§ **GIVEN ENTRIES**

********************

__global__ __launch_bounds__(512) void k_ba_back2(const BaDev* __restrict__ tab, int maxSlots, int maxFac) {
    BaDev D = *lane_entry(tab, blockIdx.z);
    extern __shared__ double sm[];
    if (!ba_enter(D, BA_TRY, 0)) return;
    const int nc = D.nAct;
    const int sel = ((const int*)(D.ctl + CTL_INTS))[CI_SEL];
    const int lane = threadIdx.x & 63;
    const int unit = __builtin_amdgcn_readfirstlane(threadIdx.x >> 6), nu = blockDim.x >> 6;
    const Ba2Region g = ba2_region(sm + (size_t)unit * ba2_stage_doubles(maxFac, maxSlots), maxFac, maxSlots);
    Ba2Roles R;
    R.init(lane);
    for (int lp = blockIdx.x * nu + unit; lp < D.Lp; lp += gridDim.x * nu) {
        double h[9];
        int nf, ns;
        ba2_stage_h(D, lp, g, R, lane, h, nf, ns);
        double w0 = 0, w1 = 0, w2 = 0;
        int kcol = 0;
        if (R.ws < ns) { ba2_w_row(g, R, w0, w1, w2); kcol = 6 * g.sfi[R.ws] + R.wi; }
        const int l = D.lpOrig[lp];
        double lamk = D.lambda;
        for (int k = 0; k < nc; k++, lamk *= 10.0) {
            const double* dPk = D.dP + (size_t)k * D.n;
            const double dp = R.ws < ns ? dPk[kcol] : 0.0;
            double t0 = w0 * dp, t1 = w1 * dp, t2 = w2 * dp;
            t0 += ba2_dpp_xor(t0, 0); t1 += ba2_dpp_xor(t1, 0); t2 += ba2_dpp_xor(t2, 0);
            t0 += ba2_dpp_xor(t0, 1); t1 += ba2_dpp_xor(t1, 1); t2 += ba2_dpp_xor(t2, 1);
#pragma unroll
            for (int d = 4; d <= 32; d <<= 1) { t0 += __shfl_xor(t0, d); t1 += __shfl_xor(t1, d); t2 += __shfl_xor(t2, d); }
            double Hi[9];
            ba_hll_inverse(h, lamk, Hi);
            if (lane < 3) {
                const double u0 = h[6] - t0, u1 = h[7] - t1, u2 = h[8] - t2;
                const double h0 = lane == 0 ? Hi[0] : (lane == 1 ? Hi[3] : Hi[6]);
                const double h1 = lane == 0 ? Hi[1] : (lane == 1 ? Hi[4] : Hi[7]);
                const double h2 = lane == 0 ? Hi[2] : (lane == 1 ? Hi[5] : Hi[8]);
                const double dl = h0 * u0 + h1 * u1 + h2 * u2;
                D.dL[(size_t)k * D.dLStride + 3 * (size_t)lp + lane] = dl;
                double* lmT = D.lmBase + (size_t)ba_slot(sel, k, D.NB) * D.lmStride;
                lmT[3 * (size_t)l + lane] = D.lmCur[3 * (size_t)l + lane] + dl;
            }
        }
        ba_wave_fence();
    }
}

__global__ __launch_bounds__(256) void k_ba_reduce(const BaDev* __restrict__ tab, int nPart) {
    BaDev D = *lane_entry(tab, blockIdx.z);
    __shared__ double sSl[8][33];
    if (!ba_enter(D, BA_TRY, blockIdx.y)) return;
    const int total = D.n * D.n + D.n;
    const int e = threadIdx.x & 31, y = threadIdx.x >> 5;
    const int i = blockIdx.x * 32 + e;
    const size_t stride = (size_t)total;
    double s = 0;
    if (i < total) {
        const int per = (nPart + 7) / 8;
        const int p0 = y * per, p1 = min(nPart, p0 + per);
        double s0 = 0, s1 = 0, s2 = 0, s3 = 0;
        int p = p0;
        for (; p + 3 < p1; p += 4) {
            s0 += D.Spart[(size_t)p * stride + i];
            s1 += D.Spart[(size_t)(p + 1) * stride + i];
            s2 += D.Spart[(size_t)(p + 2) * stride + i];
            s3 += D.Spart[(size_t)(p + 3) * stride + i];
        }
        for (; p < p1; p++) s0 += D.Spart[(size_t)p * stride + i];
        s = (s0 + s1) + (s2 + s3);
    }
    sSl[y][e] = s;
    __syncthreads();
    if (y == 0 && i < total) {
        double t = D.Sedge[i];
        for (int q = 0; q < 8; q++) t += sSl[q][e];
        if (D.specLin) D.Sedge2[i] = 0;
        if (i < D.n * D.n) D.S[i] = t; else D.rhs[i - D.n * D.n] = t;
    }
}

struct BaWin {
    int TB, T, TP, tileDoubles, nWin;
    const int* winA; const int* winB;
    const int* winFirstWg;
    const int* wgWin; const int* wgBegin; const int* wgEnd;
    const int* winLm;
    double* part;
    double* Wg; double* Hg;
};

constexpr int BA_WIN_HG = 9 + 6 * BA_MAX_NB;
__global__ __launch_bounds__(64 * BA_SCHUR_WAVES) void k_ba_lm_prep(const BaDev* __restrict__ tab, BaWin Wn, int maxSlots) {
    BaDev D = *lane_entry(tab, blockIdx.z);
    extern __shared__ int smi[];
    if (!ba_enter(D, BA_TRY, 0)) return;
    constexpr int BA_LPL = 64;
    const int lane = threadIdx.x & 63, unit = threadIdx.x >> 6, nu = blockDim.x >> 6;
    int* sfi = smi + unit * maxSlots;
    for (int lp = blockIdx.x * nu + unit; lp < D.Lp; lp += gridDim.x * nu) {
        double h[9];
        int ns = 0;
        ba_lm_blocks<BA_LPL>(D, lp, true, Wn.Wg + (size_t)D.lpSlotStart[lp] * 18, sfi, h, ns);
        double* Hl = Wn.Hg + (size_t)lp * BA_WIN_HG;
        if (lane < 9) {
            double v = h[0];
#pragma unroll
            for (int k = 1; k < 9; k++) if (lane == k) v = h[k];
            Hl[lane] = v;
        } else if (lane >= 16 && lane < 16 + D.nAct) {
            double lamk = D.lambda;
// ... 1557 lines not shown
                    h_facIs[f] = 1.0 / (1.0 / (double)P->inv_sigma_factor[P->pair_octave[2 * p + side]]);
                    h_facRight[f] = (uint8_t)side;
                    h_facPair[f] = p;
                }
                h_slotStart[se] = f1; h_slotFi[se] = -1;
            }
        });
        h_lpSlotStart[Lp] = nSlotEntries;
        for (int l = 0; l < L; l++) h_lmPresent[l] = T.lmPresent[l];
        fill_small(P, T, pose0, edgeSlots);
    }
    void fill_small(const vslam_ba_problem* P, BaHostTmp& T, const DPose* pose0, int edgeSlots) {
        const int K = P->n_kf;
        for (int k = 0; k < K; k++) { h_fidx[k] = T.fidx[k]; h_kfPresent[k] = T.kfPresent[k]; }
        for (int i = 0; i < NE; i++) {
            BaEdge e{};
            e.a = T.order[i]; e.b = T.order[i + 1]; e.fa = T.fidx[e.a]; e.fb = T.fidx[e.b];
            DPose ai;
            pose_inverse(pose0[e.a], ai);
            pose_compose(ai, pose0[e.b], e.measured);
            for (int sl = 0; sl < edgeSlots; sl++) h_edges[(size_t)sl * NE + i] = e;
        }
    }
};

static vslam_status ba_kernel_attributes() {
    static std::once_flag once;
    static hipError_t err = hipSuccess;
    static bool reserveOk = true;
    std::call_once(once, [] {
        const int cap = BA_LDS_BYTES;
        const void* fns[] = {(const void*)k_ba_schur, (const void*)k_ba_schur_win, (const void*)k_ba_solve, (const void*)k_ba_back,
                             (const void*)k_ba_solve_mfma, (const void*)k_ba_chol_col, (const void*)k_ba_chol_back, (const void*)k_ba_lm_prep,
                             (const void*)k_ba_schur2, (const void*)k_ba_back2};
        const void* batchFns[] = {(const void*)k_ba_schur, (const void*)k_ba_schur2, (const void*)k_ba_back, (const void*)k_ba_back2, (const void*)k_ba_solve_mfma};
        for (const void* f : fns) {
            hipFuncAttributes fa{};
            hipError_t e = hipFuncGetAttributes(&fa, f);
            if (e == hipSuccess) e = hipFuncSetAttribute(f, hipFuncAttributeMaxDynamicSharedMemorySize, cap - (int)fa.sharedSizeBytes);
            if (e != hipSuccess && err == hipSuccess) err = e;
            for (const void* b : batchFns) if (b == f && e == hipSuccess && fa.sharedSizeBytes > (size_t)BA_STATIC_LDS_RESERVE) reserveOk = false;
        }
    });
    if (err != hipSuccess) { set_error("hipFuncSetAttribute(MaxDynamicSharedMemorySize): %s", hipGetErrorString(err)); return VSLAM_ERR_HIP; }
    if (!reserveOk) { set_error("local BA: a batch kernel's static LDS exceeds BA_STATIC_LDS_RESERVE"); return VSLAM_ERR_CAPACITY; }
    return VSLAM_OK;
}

********************

§ **TASK INSTRUCTIONS**
Scan the entries above for the word "kcol", then copy every line in which it occurs.

§ **EXERCISE RESULT**
        int kcol = 0;
        if (R.ws < ns) { ba2_w_row(g, R, w0, w1, w2); kcol = 6 * g.sfi[R.ws] + R.wi; }
            const double dp = R.ws < ns ? dPk[kcol] : 0.0;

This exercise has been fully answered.